Throughout this scholarly debate, philosophers did what they are best at: ignored reality. Moral judgements – every child knows – are not explosive or implosive events, with shattered and scattered emotions strewn all overrepparttar 126367 battlefield. Logic is definitely involved and so are responses to already analyzed moral properties and circumstances. Moreover, emotions themselves are judged morally (as right or wrong). If a moral judgement were really an emotion, we would need to stipulaterepparttar 126368 existence of an hyper-emotion to account forrepparttar 126369 moral judgement of our emotions and, in all likelihood, will find ourselves infinitely regressing.
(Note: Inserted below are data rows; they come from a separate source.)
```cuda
__global__ void __launch_bounds__(256) attn_combine_kernel(const float* __restrict__ part_o, const float2* __restrict__ part_ml, int nsplit,
                                                           int tail_units, int full_units, int q_blocks, int rows_per_cta, int Lq,
                                                           __nv_bfloat16* __restrict__ out, int64_t ldo) {
  constexpr int kGroups = kHD / 8;
  const int64_t total = static_cast<int64_t>(tail_units) * rows_per_cta * kGroups;
  const int64_t split_stride = static_cast<int64_t>(tail_units) * rows_per_cta;
  for (int64_t i = static_cast<int64_t>(blockIdx.x) * blockDim.x + threadIdx.x; i < total; i += static_cast<int64_t>(gridDim.x) * blockDim.x) {
    const int64_t prow = i / kGroups;
    const int g = static_cast<int>(i - prow * kGroups);
    const int tu = static_cast<int>(prow / rows_per_cta), r = static_cast<int>(prow - static_cast<int64_t>(tu) * rows_per_cta);
    const int unit = full_units + tu;
    const int head = unit / q_blocks, row = (unit - head * q_blocks) * rows_per_cta + r;
    if (row >= Lq) continue;
    float mmax = -INFINITY;
    for (int s = 0; s < nsplit; ++s) mmax = fmaxf(mmax, part_ml[s * split_stride + prow].x);
    float acc[8] = {0.f, 0.f, 0.f, 0.f, 0.f, 0.f, 0.f, 0.f};
    float wsum = 0.f;
    for (int s = 0; s < nsplit; ++s) {
      const float2 ml = part_ml[s * split_stride + prow];
      const float w = ml.y * ptx::ex2_approx(ml.x - mmax);
      wsum += w;
      float v[8];
      ptx::ld_nc_v8_f32(part_o + (s * split_stride + prow) * kHD + g * 8, v);
#pragma unroll
      for (int j = 0; j < 8; ++j) acc[j] = fmaf(w, v[j], acc[j]);
    }
    const float inv = 1.0f / wsum;
#pragma unroll
    for (int j = 0; j < 8; ++j) acc[j] *= inv;
    *reinterpret_cast<uint4*>(out + static_cast<int64_t>(row) * ldo + head * kHD + g * 8) = pack_bf16x8(acc);
  }
}

struct AttnPlan {
  bool long_kernel;
  int q_blocks, kv_tile, total_tiles, rows_per_cta;
  int full_units, tail_units, tail_split;
  size_t ws_bytes;
  int grid() const { return full_units + tail_units * tail_split; }
};

static int env_int(const char* name, int lo, int hi, int dflt) {
  const char* e = getenv(name);
  if (!e || !*e) return dflt;
  const int v = atoi(e);
  return (v < lo || v > hi) ? dflt : v;
}

static AttnPlan plan_attention(int Lq, int Lk, int heads, bool need_long = false) {
  AttnPlan pl;
  const int forced_splits = env_int("MC_ATTN_SPLITS", 1, 16, 0);
  const int kernel_sel = env_int("MC_ATTN_KERNEL", 0, 2, 0);
  pl.long_kernel = need_long || kernel_sel == 2 || (kernel_sel == 0 && Lk >= kLongMinLk);
  pl.rows_per_cta = ak::kBQ;
  pl.kv_tile = pl.long_kernel ? 128 : 64;
  pl.q_blocks = (Lq + pl.rows_per_cta - 1) / pl.rows_per_cta;
  pl.total_tiles = (Lk + pl.kv_tile - 1) / pl.kv_tile;
  const int64_t units = static_cast<int64_t>(pl.q_blocks) * heads;
  const int slots = num_sms();
  const int min_tiles_per_split = pl.long_kernel ? 4 : 8;
  int full = static_cast<int>(units), tail = 0, split = 1;
  if (forced_splits > 0) {
    if (forced_splits > 1) full = 0, tail = static_cast<int>(units), split = forced_splits;
  } else {
    const int rem = static_cast<int>(units % slots);
    const int by_tiles = pl.total_tiles / min_tiles_per_split;
    int f = rem > 0 ? slots / rem : 1;
    if (f > 8) f = 8;
    if (f > by_tiles) f = by_tiles;
    if (f >= 2) full = static_cast<int>(units) - rem, tail = rem, split = f;
  }
  if (split > pl.total_tiles) split = pl.total_tiles;
  if (split > 1) {
    const int per = (pl.total_tiles + split - 1) / split;
    split = (pl.total_tiles + per - 1) / per;
  }
  if (split <= 1) full = static_cast<int>(units), tail = 0, split = 1;
  pl.full_units = full, pl.tail_units = tail, pl.tail_split = split;
  pl.ws_bytes = tail > 0 ? static_cast<size_t>(split) * tail * pl.rows_per_cta * (kHD * sizeof(float) + sizeof(float2)) : 0;
  return pl;
}

}

extern "C" int32_t mc_attn_workspace_bytes(int32_t Lq, int32_t Lk, int32_t heads, int64_t* bytes_out) {
  MC_CHECK_ARG(bytes_out != nullptr && Lq >= 1 && Lk >= 1 && heads >= 1, "mc_attn_workspace_bytes: bad arguments");
  const size_t a = mc::plan_attention(Lq, Lk, heads, false).ws_bytes, b = mc::plan_attention(Lq, Lk, heads, true).ws_bytes;
  *bytes_out = static_cast<int64_t>(a > b ? a : b);
  return MC_OK;
}

extern "C" int32_t mc_attn_fwd_ex(const void* q, int64_t ldq, const void* k, int64_t ldk, const void* v, int64_t ldv, void* out,
                                  int64_t ldo, int32_t Lq, int32_t Lk, int32_t heads, float scale, void* workspace,
                                  int64_t workspace_bytes, int32_t first_key_row, const uint32_t* seg_flags, const uint32_t* seg_epoch,
                                  int32_t seg_rows, void* stream) {
  MC_CHECK_ARG(q && k && v && out, "mc_attn_fwd: null pointer");
  MC_CHECK_ARG(Lq >= 1 && Lk >= 1 && heads >= 1, "mc_attn_fwd: Lq=%d Lk=%d heads=%d", Lq, Lk, heads);
  const int64_t width = static_cast<int64_t>(heads) * mc::kHD;
  MC_CHECK_ARG(ldq >= width && ldk >= width && ldo >= width && ldv >= width, "mc_attn_fwd: leading dimensions too small");
  MC_CHECK_ARG(ldq % 8 == 0 && ldk % 8 == 0 && ldv % 8 == 0 && ldo % 8 == 0, "mc_attn_fwd: leading dimensions must be multiples of 8");
  MC_CHECK_ARG(mc::aligned16(q) && mc::aligned16(k) && mc::aligned16(v) && mc::aligned16(out), "mc_attn_fwd: pointers must be 16-byte aligned");
  MC_CHECK_ARG(first_key_row >= 0 && first_key_row < Lk, "mc_attn_fwd: first_key_row=%d outside [0, %d)", first_key_row, Lk);
  MC_CHECK_ARG(seg_flags == nullptr || (seg_rows >= 1 && seg_epoch != nullptr), "mc_attn_fwd: seg_rows=%d / null epoch", seg_rows);
  const mc::AttnPlan pl = mc::plan_attention(Lq, Lk, heads, first_key_row != 0 || seg_flags != nullptr);
  MC_CHECK_ARG(static_cast<int64_t>(pl.q_blocks) * heads * 8 < INT32_MAX, "mc_attn_fwd: grid too large");
  if (pl.tail_units > 0) {
    MC_CHECK_ARG(workspace != nullptr && workspace_bytes >= static_cast<int64_t>(pl.ws_bytes) && (reinterpret_cast<uintptr_t>(workspace) & 31u) == 0,
                 "mc_attn_fwd: split-KV needs a 32-byte aligned workspace of %lld bytes (mc_attn_workspace_bytes), got %lld",
                 static_cast<long long>(pl.ws_bytes), static_cast<long long>(workspace_bytes));
  }
  const int q_box = mc::ak::kBQ;
  CUtensorMap tq, tk, tv;
  int32_t rc = mc::make_tmap_bf16_2d(&tq, q, static_cast<uint64_t>(Lq), static_cast<uint64_t>(width), static_cast<uint64_t>(ldq), q_box, 64);
  if (rc) return rc;
  rc = mc::make_tmap_bf16_2d(&tk, k, static_cast<uint64_t>(Lk), static_cast<uint64_t>(width), static_cast<uint64_t>(ldk), pl.kv_tile, 64);
  if (rc) return rc;
  rc = mc::make_tmap_bf16_2d(&tv, v, static_cast<uint64_t>(Lk), static_cast<uint64_t>(width), static_cast<uint64_t>(ldv), pl.kv_tile, 64);
  if (rc) return rc;

  float* part_o = static_cast<float*>(workspace);
  const size_t part_rows = static_cast<size_t>(pl.tail_split) * pl.tail_units * pl.rows_per_cta;
  float2* part_ml = pl.tail_units > 0 ? reinterpret_cast<float2*>(part_o + part_rows * mc::kHD) : nullptr;
  mc::AttnParams p{};
// ... 49 lines not shown
```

If moral judgement is a report or an exclamation, how are we able to distinguish it from mere rhetoric? How are we able to intelligibly account forrepparttar 126370 formation of moral standpoints by moral agents in response to an unprecedented moral challenge?
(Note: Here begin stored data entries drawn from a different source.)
template <class... XV>
__global__ __launch_bounds__(ENT_BLOCK)
void k_entities_cull(const uint32_t *flags, const float *aabb, uint64_t *vis_mask, uint8_t *vis_row_pop,
                     uint32_t n, lmd::FrustumK fr, XV... xv)
{
    const uint32_t i = blockIdx.x * ENT_BLOCK + threadIdx.x;
    const int lane = lane_id();
    bool base = false, vis = false;
    uint32_t fl = 0;
    float bb[6] = { 0, 0, 0, 0, 0, 0 };
    if (i < n) {
        fl = flags[i];
        base = (fl & CLAPGPU_E_ALIVE) && (fl & CLAPGPU_E_VISIBLE);
        vis = base;
        if (base && !(fl & CLAPGPU_E_SKIP_CULLING)) {
#pragma unroll
            for (int k = 0; k < 6; k++) bb[k] = aabb[6 * (size_t)i + k];
            vis = lmd::aabb_in_frustum_fast(fr, bb);
        }
    }
    if constexpr (sizeof...(XV) != 0)
        if ((i - lane) >= n) return;
    const uint64_t m = __ballot(vis);
    if (lane == 0 && (i - lane) < n) {
        vis_mask[i >> 6] = m;
        vis_row_pop[i >> 6] = (uint8_t)__popcll(m);
    }
    if constexpr (sizeof...(XV) != 0) cull_extra_views(xv..., base, fl, bb, i >> 6, lane);
}

constexpr int GROUP_WORDS = 64;

__device__ __forceinline__ uint64_t load_mask_word(const uint64_t *vis_mask, uint32_t w, uint32_t n)
{
    const uint32_t nwords = (n + 63) / 64;
    if (w >= nwords)
        return 0;
    uint64_t v = vis_mask[w];
    const uint32_t rem = n - w * 64;
    if (rem < 64)
        v &= (1ull << rem) - 1ull;
    return v;
}

__device__ __forceinline__ uint32_t wave_sum(uint32_t v)
{
#pragma unroll
    for (int off = 32; off > 0; off >>= 1)
        v += __shfl_xor(v, off);
    return v;
}

__global__ __launch_bounds__(WAVE)
void k_mask_group_count(const uint64_t *vis_mask, uint32_t n, uint32_t *group_count)
{
    const uint32_t w = blockIdx.x * GROUP_WORDS + threadIdx.x;
    const uint32_t c = wave_sum(__popcll(load_mask_word(vis_mask, w, n)));
    if (threadIdx.x == 0)
        group_count[blockIdx.x] = c;
}

__global__ __launch_bounds__(WAVE)
void k_visible_expand(const uint64_t *vis_mask, uint32_t n, const uint32_t *group_count,
                      uint32_t n_groups, uint32_t index_base, uint32_t *visible, uint32_t *count)
{
    const int lane = threadIdx.x;
    const uint32_t g = blockIdx.x;

    uint32_t pre = 0;
    for (uint32_t j = lane; j < g; j += WAVE)
        pre += group_count[j];
    pre = wave_sum(pre);

    const uint64_t word = load_mask_word(vis_mask, g * GROUP_WORDS + lane, n);
    const uint32_t cnt = __popcll(word);
    uint32_t incl = cnt;
#pragma unroll
    for (int off = 1; off < WAVE; off <<= 1) {
        uint32_t t = __shfl_up(incl, off);
        if (lane >= off) incl += t;
    }
    const uint32_t excl = incl - cnt;

    for (int k = 0; k < GROUP_WORDS; k++) {
        const uint64_t wk = __shfl(word, k);
        if (wk == 0) continue;
        const uint32_t base = pre + __shfl(excl, k);
        if ((wk >> lane) & 1ull) {
            const uint32_t rank = __popcll(wk & ((1ull << lane) - 1ull));
            visible[base + rank] = index_base + (g * GROUP_WORDS + k) * 64u + lane;
        }
    }
    if (g == n_groups - 1 && lane == WAVE - 1)
        *count = pre + incl;
}

constexpr int MAX_SEGMENTS = 64;
struct SegK { uint32_t cap_words, n_seg; uint32_t base[MAX_SEGMENTS], n_words[MAX_SEGMENTS]; };

__device__ __forceinline__ uint64_t load_seg_word(const uint64_t *mask, const SegK &sg, uint32_t w, uint32_t *id_base)
{
    const uint32_t r = w / sg.cap_words, lw = w - r * sg.cap_words;
    if (r >= sg.n_seg || lw >= sg.n_words[r]) { *id_base = 0; return 0ull; }
    *id_base = sg.base[r] + lw * 64u;
    return mask[w];
}

__global__ __launch_bounds__(WAVE)
void k_mask_group_count_seg(const uint64_t *mask, SegK sg, uint32_t *group_count)
{
    uint32_t idb;
    const uint32_t c = wave_sum(__popcll(load_seg_word(mask, sg, blockIdx.x * GROUP_WORDS + threadIdx.x, &idb)));
    if (threadIdx.x == 0)
        group_count[blockIdx.x] = c;
}

__global__ __launch_bounds__(WAVE)
void k_visible_expand_seg(const uint64_t *mask, SegK sg, const uint32_t *group_count, uint32_t n_groups, uint32_t *visible,
                          uint32_t *count)
{
    const int lane = threadIdx.x;
    const uint32_t g = blockIdx.x;
    uint32_t pre = 0;
    for (uint32_t j = lane; j < g; j += WAVE)
        pre += group_count[j];
    pre = wave_sum(pre);
    uint32_t idb;
    const uint64_t word = load_seg_word(mask, sg, g * GROUP_WORDS + lane, &idb);
    const uint32_t cnt = __popcll(word);
    uint32_t incl = cnt;
#pragma unroll
    for (int off = 1; off < WAVE; off <<= 1) {
        uint32_t t = __shfl_up(incl, off);
        if (lane >= off) incl += t;
    }
    const uint32_t excl = incl - cnt;
    for (int k = 0; k < GROUP_WORDS; k++) {
        const uint64_t wk = __shfl(word, k);
        if (wk == 0) continue;
        const uint32_t base = pre + __shfl(excl, k), ids = __shfl(idb, k);
        if ((wk >> lane) & 1ull) {
            const uint32_t rank = __popcll(wk & ((1ull << lane) - 1ull));
            visible[base + rank] = ids + lane;
        }
    }
    if (g == n_groups - 1 && lane == WAVE - 1)
        *count = pre + incl;
}

constexpr int RP_ROWS = 16;
constexpr uint32_t RP_MAX_ROWS = 1u << 16;

__device__ __forceinline__ uint32_t sum_bytes(uint32_t v, uint32_t acc)
{
    return __builtin_amdgcn_sad_u8(v, 0u, acc);
}

__global__ __launch_bounds__(ENT_BLOCK)
void k_visible_expand_rp(const uint64_t *vis_mask, const uint8_t *row_pop, uint32_t n,
                         uint32_t index_base, uint32_t *visible, uint32_t *count)
{
    const int lane = lane_id();
    const uint32_t g = blockIdx.x * (ENT_BLOCK / WAVE) + threadIdx.x / WAVE;
    const uint32_t n_rows = (n + 63) / 64;
    const uint32_t row0 = g * RP_ROWS;
    if (row0 >= n_rows)
        return;

    const uint32_t pre = wave_byte_sum(row_pop, row0, lane);

    const uint64_t word = lane < RP_ROWS ? load_mask_word(vis_mask, row0 + lane, n) : 0ull;
    const uint32_t cnt = __popcll(word);
    uint32_t incl = cnt;
#pragma unroll
    for (int off = 1; off < RP_ROWS; off <<= 1) {
        uint32_t t = __shfl_up(incl, off);
        if (lane >= off) incl += t;
    }
    const uint32_t excl = incl - cnt;
    const uint32_t lo = (uint32_t)word, hi = (uint32_t)(word >> 32);

#pragma unroll
    for (int k = 0; k < RP_ROWS; k++) {
        const uint64_t wk = (uint64_t)(uint32_t)__builtin_amdgcn_readlane(lo, k) |
                            ((uint64_t)(uint32_t)__builtin_amdgcn_readlane(hi, k) << 32);
        if (wk == 0) continue;
        const uint32_t base = pre + (uint32_t)__builtin_amdgcn_readlane(excl, k);
        if ((wk >> lane) & 1ull) {
            const uint32_t rank = __popcll(wk & ((1ull << lane) - 1ull));
            visible[base + rank] = index_base + (row0 + k) * 64u + lane;
        }
    }
    if (row0 + RP_ROWS >= n_rows && lane == RP_ROWS - 1)
        *count = pre + incl;
}

__device__ __forceinline__ float cbrtf_glibc(float x)
{
    int xe;
    const float xm = frexpf(fabsf(x), &xe);
    if (xe == 0 && (x == 0.0f || x != x || isinf(x)))
        return x + x;
    const float u = (float)(0.492659620528969547 + (0.697570460207922770 - 0.191502161678719066 * (double)xm) * (double)xm);
    const float t2 = u * u * u;
    const int r = xe % 3;
    const double f = r == -2 ? 1.0 / 1.5874010519681994748 : r == -1 ? 1.0 / 1.2599210498948731648
                   : r == 0 ? 1.0 : r == 1 ? 1.2599210498948731648 : 1.5874010519681994748;
    const float ym = (float)((double)u * ((double)t2 + 2.0 * (double)xm) / (2.0 * (double)t2 + (double)xm) * f);
    return ldexpf(x > 0.0f ? ym : -ym, xe / 3);
}

struct LodK {
    float cx, cy, cz;
    const float *aabb, *center;
    const float4 *pos_scale;
    const int32_t *model;
    const float4 *model_table;
    const int32_t *force_lod;
    int32_t *cur_lod;
    uint32_t n_models;
};

__device__ __forceinline__ int32_t lod_pick(const LodK &k, uint32_t i)
{
    int32_t lod = k.cur_lod[i];
    const int32_t forced = k.force_lod ? k.force_lod[i] : -1;
    if (forced >= 0) {
        lod = forced;
    } else {
        const float *b = k.aabb + 6 * (size_t)i;
        const bool inside = k.cx >= b[0] && k.cx <= b[3] && k.cy >= b[1] && k.cy <= b[4] && k.cz >= b[2] && k.cz <= b[5];
        if (!inside) {
            const float *c = k.center + 3 * (size_t)i;
            const float dx = c[0] - k.cx, dy = c[1] - k.cy, dz = c[2] - k.cz;
            float dd = 0.f;
            dd += dx * dx;
            dd += dy * dy;
            dd += dz * dz;
            const int32_t mraw = k.model[i];
            const int32_t mi = (uint32_t)mraw < k.n_models ? mraw : 0;
            const float4 lo = k.model_table[2 * mi], hi = k.model_table[2 * mi + 1];
            const float s = k.pos_scale[i].w;
            const float X = fabsf(hi.x - lo.x) * s, Y = fabsf(hi.y - lo.y) * s, Z = fabsf(hi.z - lo.z) * s;
            const float side = cbrtf_glibc(X * Y * Z);
            const float scale = (float)((double)fabsf(dd - side * side) / 3600.0);
            const uint32_t lm = __float_as_uint(hi.w);
            const int lmin = (int)(lm & 0xffu), lmax = (int)((lm >> 8) & 0xffu);
            const int req = (int)scale;
            lod = req < lmin ? lmin : (req > lmax ? lmax : req);
        }
    }
    k.cur_lod[i] = lod;
    return lod;
}

__global__ __launch_bounds__(ENT_BLOCK)
void k_entities_lod(const uint32_t *visible, const uint32_t *count, uint32_t index_base, LodK lk, int32_t *draw_lod, uint32_t n)
{
    const uint32_t total = *count < n ? *count : n;
    for (uint32_t k = blockIdx.x * ENT_BLOCK + threadIdx.x; k < total; k += gridDim.x * ENT_BLOCK) {
        const uint32_t i = visible[k] - index_base;
        if (i >= n) { draw_lod[k] = 0; continue; }
        draw_lod[k] = lod_pick(lk, i);
    }
}

}

using namespace clapgpu;

extern "C" int clapgpu_entities_cull(void *stream, const clapgpu_entities *e, const clapgpu_frustum *frustum)
{
    if (!e || !frustum || !e->flags || !e->aabb || !e->vis_mask || !e->vis_row_pop)
        return CLAPGPU_ERR_INVALID_ARGUMENTS;
    if (e->n == 0)
        return CLAPGPU_OK;
    const lmd::FrustumK fr = make_frustum_k(frustum);
    XViewsK xv;
    if (!make_xviews_k(e, false, &xv)) return CLAPGPU_ERR_INVALID_ARGUMENTS;
    const dim3 grid((e->n + ENT_BLOCK - 1) / ENT_BLOCK), block(ENT_BLOCK);
    if (xv.n)
        hipLaunchKernelGGL(k_entities_cull<XViewsK>, grid, block, 0, as_stream(stream), e->flags, e->aabb, e->vis_mask,
                           e->vis_row_pop, e->n, fr, xv);
    else
        hipLaunchKernelGGL(k_entities_cull<>, grid, block, 0, as_stream(stream), e->flags, e->aabb, e->vis_mask,
                           e->vis_row_pop, e->n, fr);
    CLAPGPU_LAUNCH_CHECK("k_entities_cull");
    return CLAPGPU_OK;
}

extern "C" size_t clapgpu_visible_scratch_bytes(uint32_t n)
{
    const uint32_t n_groups = (n + GROUP_WORDS * 64 - 1) / (GROUP_WORDS * 64);
    return (size_t)(n_groups ? n_groups : 1) * sizeof(uint32_t);
}

extern "C" int clapgpu_visible_compact(void *stream, const uint64_t *vis_mask, const uint8_t *vis_row_pop,
                                       uint32_t n, uint32_t index_base, uint32_t *visible, uint32_t *count,
                                       void *scratch)
{
    if (!count || (n && (!vis_mask || !visible)))
        return CLAPGPU_ERR_INVALID_ARGUMENTS;
    if (n == 0) {
        CLAPGPU_HIP(hipMemsetAsync(count, 0, sizeof(uint32_t), as_stream(stream)));
        return CLAPGPU_OK;
    }
    const uint32_t n_rows = (n + 63) / 64;
    if (vis_row_pop && n_rows <= RP_MAX_ROWS && aligned16(vis_row_pop)) {
        const uint32_t waves = (n_rows + RP_ROWS - 1) / RP_ROWS, per_block = ENT_BLOCK / WAVE;
        hipLaunchKernelGGL(k_visible_expand_rp, dim3((waves + per_block - 1) / per_block), dim3(ENT_BLOCK), 0,
                           as_stream(stream), vis_mask, vis_row_pop, n, index_base, visible, count);
        CLAPGPU_LAUNCH_CHECK("k_visible_expand_rp");
        return CLAPGPU_OK;
    }
    if (!scratch)
        return CLAPGPU_ERR_INVALID_ARGUMENTS;
    const uint32_t n_groups = (n + GROUP_WORDS * 64 - 1) / (GROUP_WORDS * 64);
    uint32_t *group_count = static_cast<uint32_t *>(scratch);
    hipLaunchKernelGGL(k_mask_group_count, dim3(n_groups), dim3(WAVE), 0, as_stream(stream), vis_mask, n, group_count);
    CLAPGPU_LAUNCH_CHECK("k_mask_group_count");
    hipLaunchKernelGGL(k_visible_expand, dim3(n_groups), dim3(WAVE), 0, as_stream(stream), vis_mask, n,
                       group_count, n_groups, index_base, visible, count);
    CLAPGPU_LAUNCH_CHECK("k_visible_expand");
    return CLAPGPU_OK;
}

Moral realists criticize these largely superfluous and artificial dichotomies (reason versus feeling, belief versus desire, emotivism and noncognitivism versus realism).

The debate has old roots. Feeling Theories, such as Descartes', regarded emotions as a mental item, which requires no definition or classification. One could not fail to fully grasp it upon having it. This entailedrepparttar 126371 introduction of introspection asrepparttar 126372 only way to access our feelings. Introspection not inrepparttar 126373 limited sense of "awareness of one's mental states" but inrepparttar 126374 broader sense of "being able to internally ascertain mental states". It almost became material: a "mental eye", a "brain-scan", atrepparttar 126375 least a kind of perception. Others denied its similarity to sensual perception. They preferred to treat introspection as a modus of memory, recollection through retrospection, as an internal way of ascertaining (past) mental events. This approach relied onrepparttar 126376 impossibility of having a thought simultaneously with another thought whose subject wasrepparttar 126377 first thought. All these lexicographic storms did not serve either to elucidaterepparttar 126378 complex issue of introspection or to solverepparttar 126379 critical questions: How can we be sure that what we "introspect" is not false? If accessible only to introspection, how do we learn to speak of emotions uniformly? How do we (unreflectively) assume knowledge of other people's emotions? How come we are sometimes forced to "unearth" or deduce our own emotions? How is it possible to mistake our emotions (to have one without actually feeling it)? Are all these failures ofrepparttar 126380 machinery of introspection?